Strings in C are terminated by a 0, so the string "256" is the sequence
{'2', '5', 6', 0}. So you could write

int i = 0;
while (buff != 0) // or just while(buf)
{
fputc(buff[i++], outstream);
}

Or you could just write

fputs(buff, outstream);

which will stop writing characters once it encounters the nul
terminator.
I haven't had to use this stuff for a long time, and I completely
forget how this buffer stuff works and I'm finding it fairly annoying
to have to allot the space beforehand.

Why do you think you have to allocate space beforehand?
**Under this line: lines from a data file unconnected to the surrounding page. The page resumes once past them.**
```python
SYMBOLS = ["hmme_create", "hmme_destroy", "hmme_last_error", "hmme_device_info", "hmme_set_lambda",
           "hmme_set_lambda_q16", "hmme_get_lambda_q16", "hmme_params_ocl_compat", "hmme_set_search_range",
           "hmme_slot_index", "hmme_slot_rect", "hmme_slot_index_amp_off", "hmme_amp_off_slot", "hmme_compact_amp_off", "hmme_search_ctu", "hmme_search_ctu_w", "hmme_search_refine_ctu_w", "hmme_refine_ctu_w", "hmme_search_refine_ctu", "hmme_refine_ctu", "hmme_plane_create", "hmme_plane_create_ex", "hmme_plane_bit_depth", "hmme_plane_destroy", "hmme_plane_upload_pel",
           "hmme_plane_upload_u8", "hmme_host_register", "hmme_host_unregister", "hmme_plane_set_device_u8", "hmme_plane_width", "hmme_plane_height",
           "hmme_num_ctus", "hmme_search_frame", "hmme_search_frame_device", "hmme_search_frame_multi",
           "hmme_search_frame_multi_device", "hmme_refine_frame", "hmme_refine_frame_multi_device",
           "hmme_search_pairs_device", "hmme_refine_pairs_device", "hmme_plane_upload_async",
           "hmme_upload_status", "hmme_abi_version", "hmme_build_id", "hmme_device_index", "hmme_set_error_printing",
           "hmme_weight_check", "hmme_search_pairs_w_device", "hmme_refine_pairs_w_device", "hmme_search_frame_w", "hmme_refine_frame_w",
           "hmme_bipred_check", "hmme_predict_pairs_device", "hmme_predict_frame", "hmme_search_pairs_bi_device", "hmme_refine_pairs_bi_device",
           "hmme_search_frame_bi", "hmme_refine_frame_bi",
           "hmme_bipred_weight_check", "hmme_predict_pairs_w_device", "hmme_predict_frame_w", "hmme_search_pairs_bi_w_device",
           "hmme_refine_pairs_bi_w_device", "hmme_search_frame_bi_w", "hmme_refine_frame_bi_w",
           "hmme_slot_key", "hmme_select_check", "hmme_select_pairs_device", "hmme_select_frame",
           "hmme_ref_idx_bits", "hmme_select_refs_check", "hmme_select_refs_device", "hmme_select_refs_frame",
           "hmme_predict_refs_device", "hmme_predict_refs_frame",
           "hmme_select_dirs_check", "hmme_select_dirs_device", "hmme_select_dirs_frame", "hmme_predict_bi_device", "hmme_predict_bi_frame",
           "hmme_predict_bi_weight_check", "hmme_predict_bi_w_device", "hmme_predict_bi_w_frame", "hmme_predict_refs_w_device", "hmme_predict_refs_w_frame",
           "hmme_plane_stats", "hmme_wp_estimate", "hmme_wp_estimate_420",
           "hmme_predict_chroma_pairs_device", "hmme_predict_chroma_frame", "hmme_predict_chroma_refs_device", "hmme_predict_chroma_refs_frame",
           "hmme_predict_refs4_device", "hmme_predict_refs4_frame", "hmme_predict_chroma_refs4_device", "hmme_predict_chroma_refs4_frame",
           "hmme_predict_chroma_bi_device", "hmme_predict_chroma_bi_frame",
           "hmme_residual_pairs_device", "hmme_residual_frame",
           "hmme_search_frame_bi_refs_device", "hmme_refine_frame_bi_refs_device", "hmme_search_frame_bi_refs", "hmme_refine_frame_bi_refs",
           "hmme_select_dirs_refs_check", "hmme_select_dirs_refs_device", "hmme_select_dirs_refs_frame",
           "hmme_predict_bi_refs_device", "hmme_predict_bi_refs_frame",
           "hmme_bipred_refs_weight_check", "hmme_search_frame_bi_refs_w_device", "hmme_refine_frame_bi_refs_w_device", "hmme_search_frame_bi_refs_w",
           "hmme_refine_frame_bi_refs_w",
           "hmme_predict_bi_refs_weight_check", "hmme_predict_bi_refs_w_device", "hmme_predict_bi_refs_w_frame",
           "hmme_predict_chroma_bi_refs_device", "hmme_predict_chroma_bi_refs_frame"]
TEST_SYMBOLS = ["hmme_test_time_search_kernel", "hmme_test_device_address", "hmme_test_frac_deal", "hmme_test_tail_plan", "hmme_test_stage_layout", "hmme_test_picture_job", "hmme_test_time_weight_passes", "hmme_test_time_bipred_origin",
                "hmme_test_time_wp_estimate_passes", "hmme_test_pk_gate", "hmme_test_pk_body", "hmme_test_pk_task_marker_free",
                "hmme_test_wp_parameters", "hmme_test_wp_select", "hmme_test_ctu_plan"]
ABI_VERSION = 6


class HmmeError(RuntimeError):
    pass


class SearchParams(C.Structure):
    _fields_ = [("lt_x", C.c_int), ("lt_y", C.c_int), ("rb_x", C.c_int), ("rb_y", C.c_int),
                ("pred_x", C.c_int), ("pred_y", C.c_int), ("fen", C.c_int), ("bit_depth", C.c_int),
                ("shift_free", C.c_int)]


class Weight(C.Structure):
    _fields_ = [("w0", C.c_int), ("offset", C.c_int), ("shift", C.c_int), ("round", C.c_int)]


class WpInfo(C.Structure):
    _fields_ = [("cur_dc_sum", C.c_int64), ("cur_ac", C.c_int64), ("ref_dc_sum", C.c_int64), ("ref_ac", C.c_int64),
                ("sad_wp", C.c_int64), ("sad_nowp", C.c_int64),
                ("log2_denom", C.c_int), ("weight", C.c_int), ("offset", C.c_int), ("present", C.c_int),
                ("served_search", C.c_int), ("served_refine", C.c_int)]

    def as_dict(self):
        return {k: int(getattr(self, k)) for k, _ in self._fields_}


class SelectParams(C.Structure):
    _fields_ = [("mv_per_ctu", C.c_int), ("mv_unit", C.c_int), ("price_mv", C.c_int), ("part_mask", C.c_uint),
                ("min_depth", C.c_int), ("max_depth", C.c_int), ("cu_cost", C.c_uint32), ("pu_cost", C.c_uint32)]

    def __init__(self, mv_per_ctu=64, mv_unit=0, price_mv=0, part_mask=0xF7, min_depth=0, max_depth=3, cu_cost=0, pu_cost=0):
        super().__init__(int(mv_per_ctu), int(mv_unit), int(price_mv), int(part_mask), int(min_depth), int(max_depth), int(cu_cost), int(pu_cost))


class DirParams(C.Structure):
    _fields_ = [("dir_bits", C.c_uint32 * 3), ("list_bits", C.c_uint32 * 2)]

    def __init__(self, dir_bits=(0, 0, 0), list_bits=(0, 0)):
        super().__init__((C.c_uint32 * 3)(*[int(v) for v in dir_bits]), (C.c_uint32 * 2)(*[int(v) for v in list_bits]))


class DirRefsParams(C.Structure):
    _fields_ = [("dir_bits", C.c_uint32 * 3), ("n_refs", C.c_int * 2), ("ref_bits", (C.c_uint32 * 8) * 2), ("l1_valid_mask", C.c_uint32)]

    def __init__(self, dir_bits=(0, 0, 0), n_refs=(1, 1), ref_bits=((), ()), l1_valid_mask=None):
        rb = ((C.c_uint32 * 8) * 2)()
        for l in range(2):
            for r, v in enumerate(ref_bits[l]):
                rb[l][r] = int(v)
        mask = (1 << int(n_refs[1])) - 1 if l1_valid_mask is None else int(l1_valid_mask)
        super().__init__((C.c_uint32 * 3)(*[int(v) for v in dir_bits]), (C.c_int * 2)(*[int(v) for v in n_refs]), rb, mask)


class FrameParams(C.Structure):
    _fields_ = [("search_range", C.c_int), ("fen", C.c_int), ("bit_depth", C.c_int),
                ("ctu_first", C.c_int), ("ctu_count", C.c_int)]


def build():
    subprocess.run(["make", "-s", "-C", CSRC], check=True)


_lib = None


def load():
    global _lib
    if _lib is not None:
        return _lib
    if not os.path.exists(LIB_PATH):
        raise HmmeError(f"{LIB_PATH} is missing: build it with `make -C {CSRC}` (python __graft_entry__.py). "
                        "The engine has no CPU fallback.")
    L = C.CDLL(LIB_PATH)
    vp, i = C.c_void_p, C.c_int
    if not hasattr(L, "hmme_abi_version") or L.hmme_abi_version() != ABI_VERSION:
        raise HmmeError(f"{LIB_PATH}: ABI version {L.hmme_abi_version() if hasattr(L, 'hmme_abi_version') else '< 3'}, "
                        f"these bindings need {ABI_VERSION}: rebuild with `make -C {CSRC}`")
    L.hmme_build_id.restype = C.c_char_p
    L.hmme_create.argtypes = [i, i, C.c_uint, C.POINTER(vp)]
    L.hmme_destroy.argtypes = [vp]
    L.hmme_destroy.restype = None
# ... 1061 lines not shown
```

Before: 3799.

## Add full-task PK path with lane remapping and permlane-swap min merges

Replaces the marker-free packed-SAD body with a 'full task' body for tasks whose candidates are all valid. It remaps lanes so the partition-tree merges can use v_permlane32/16_swap plus packed u16 min in place of DPP keyed merges, and it uses a new slot map to match. It also changes the post-search pixel recovery so wide partitions scan up to 16 columns instead of 4, which lets the packed min lose the x index bits. This adds a new include file and test hook, and it depends on the remapped lanes and the slot map staying consistent.

```diff
diff --git a/hm-opencl_amd/csrc/hmme.hip b/hm-opencl_amd/csrc/hmme.hip
--- a/hm-opencl_amd/csrc/hmme.hip
+++ b/hm-opencl_amd/csrc/hmme.hip
@@ -1300,6 +1300,7 @@
 int hmme_test_pk_gate(uint32_t lambda_q16) { return hmme::me_pk_gate(lambda_q16) ? 1 : 0; }
 int hmme_test_pk_body(uint32_t lambda_q16, int fen) { return hmme::me_pk_body(lambda_q16, fen ? 1 : 0); }
 int hmme_test_pk_task_marker_free(int wx, int wy, int k, int it0, int n_it) { return hmme::me_task_marker_free(wx, wy, k, it0, n_it) ? 1 : 0; }
+int hmme_test_pk_task_full(int wx, int wy, int k, int it0, int n_it) { return hmme::me_task_full(wx, wy, k, it0, n_it) ? 1 : 0; }
 
 static int prep_jobs(hmme_ctx* ctx, const hmme_plane* cur, const hmme_frame_params* fp, const void* d_pred_q, int first, int count,
                      int n_refs, hipStream_t s, const FramePlan& pl, const void* d_center_q = nullptr) {
diff --git a/hm-opencl_amd/csrc/me_kernels.hpp b/hm-opencl_amd/csrc/me_kernels.hpp
--- a/hm-opencl_amd/csrc/me_kernels.hpp
+++ b/hm-opencl_amd/csrc/me_kernels.hpp
@@ -27,6 +27,7 @@
 struct RefSet { const uint8_t* base[kMaxRefs]; };
 
 #include "me_slotmap.inc"
+#include "me_slotmap3.inc"
 
 typedef uint16_t u16x4_t __attribute__((ext_vector_type(4)));
 typedef uint32_t u32x2_t __attribute__((ext_vector_type(2)));
@@ -98,6 +99,13 @@
   const bool fold = (quads & 32) && (quads & 31) && (wy & 1);
   return !(fold && k == 5 && 2 * (it0 + n_it) > wy);
 }
+__host__ __device__ inline bool me_task_full(int wx, int wy, int k, int it0, int n_it) {
+  if (k < 2) return false;
+  const int quads = (wx + 3) >> 2;
+  if ((wx & 3) && (quads & -quads) == (1 << k)) return false;
+  const bool fold = (quads & 32) && (quads & 31) && (wy & 1);
+  return (it0 + n_it) * (64 >> k) <= ((k == 5 || !fold) ? wy : wy - 1);
+}
 #define ME_PKMIN(r, p) ME_PKMIN_Q(r, (p) + pkm)
 #define ME_PKMINE(r, p) ME_PKMIN_Q(r, ((p) << 1) + pkm)
 #define ME_PKMIN_Q(r, q)                                                                                        \
@@ -108,6 +116,34 @@
                  "v_mad_u32_u16 %0, %0, %3, %4"                                                                 \
                  : "=&v"(r) : "v"((uint32_t)r##_q), "v"((uint32_t)(r##_q >> 32)), "s"(mult_a), "v"(ctag));      \
   }
+
+#define ME_PKMIN16_LO(r, q)                                                                                     \
+  uint32_t r;                                                                                                   \
+  {                                                                                                             \
+    const uint64_t r##_q = (q);                                                                                 \
+    asm volatile("v_pk_min_u16 %0, %1, %2\n\t"                                                                  \
+                 "v_min_u16_sdwa %0, %0, %0 dst_sel:WORD_0 dst_unused:UNUSED_PAD src0_sel:WORD_0 src1_sel:WORD_1" \
+                 : "=&v"(r) : "v"((uint32_t)r##_q), "v"((uint32_t)(r##_q >> 32)));                              \
+  }
+#define ME_PKMIN16_HI(r, q)                                                                                     \
+  {                                                                                                             \
+    const uint64_t r##_q = (q);                                                                                 \
+    uint32_t r##_t;                                                                                             \
+    asm volatile("v_pk_min_u16 %1, %2, %3\n\t"                                                                  \
+                 "v_min_u16_sdwa %0, %1, %1 dst_sel:WORD_1 dst_unused:UNUSED_PRESERVE src0_sel:WORD_0 src1_sel:WORD_1" \
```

Why not just
use the conversion operations offered by the *printf() family?
 
T

Tom St Denis

Richard said:
So presumably you are not concerned about portability to such systems. Well,
that's fine, but some people are, and it is perfectly legitimate and proper
to discuss such matters in comp.lang.c, which deals with C, not with "C on
ASCII machines".

Wholeheartedly agree.

Before I get into my reply further, I want to apologize for upsetting
you. My original reply was just meant to be a joke. I wasn't trying
to suggest that "C is ASCII" or whatever. :)
I'm not claiming that you are. But if your code relies on an ASCII
representation, then it /is/ non-portable to some extent, whether you are
striving for that outcome or not. That doesn't mean your code is no use. It
just means it isn't as portable as it could be.

Exactly.

[for the benefit of others...] Internally I use tables to convert chars
to ASCII for my ASN1 code. The idea is simple, 'c' is 'c' on any
platform, the decimal representation of 'c' may change. But if you
have a table that has

{'c', 99},

You can easily convert 'c' to the ASCII value of 99 without violating
portability rules.
They happen to be the best example of non-ASCII systems, that's all.

And many IBM systems (zLinux for instance) :)
Nobody is asking you to, or claiming that it's a good idea to do so. But
mainframe programmers have to be aware of such issues, and so do those who
claim to be writing portable code.

Perhaps. My experience with portable coding comes from the random
video game console and other embedded developers who picked up my code
and ran with it on random mixes of big/little endian, 32-bit/64-bit,
unaligned memory/aligned memory users.

Having your code which you only tested on a 32-bit little endian
unaligned memory x86 box run smoothly out of the box on a 64-bit
aligned big endian playstation [or HP-UX box] is fairly cool :).

I guess in the context of code pages you're right. Mainframes are
likely the best source of violating the "all ASCII" world.

Tom
 
S

santosh

Random832 said:
Those are ASCII, aren't they? I was referring to the fact that there is
a difference between "line feed" and "newline" that is ignored on most
modern systems, and ASCII contains only the former.

Yes, they're ASCII but just like the linefeed vs. newline ambiguity,
some of these other control characters may not have the same meaning,
and effect, from system to system. In that sense they're similar to the
linefeed character. The printable characters of ASCII don't suffer from
such system specific interpretations.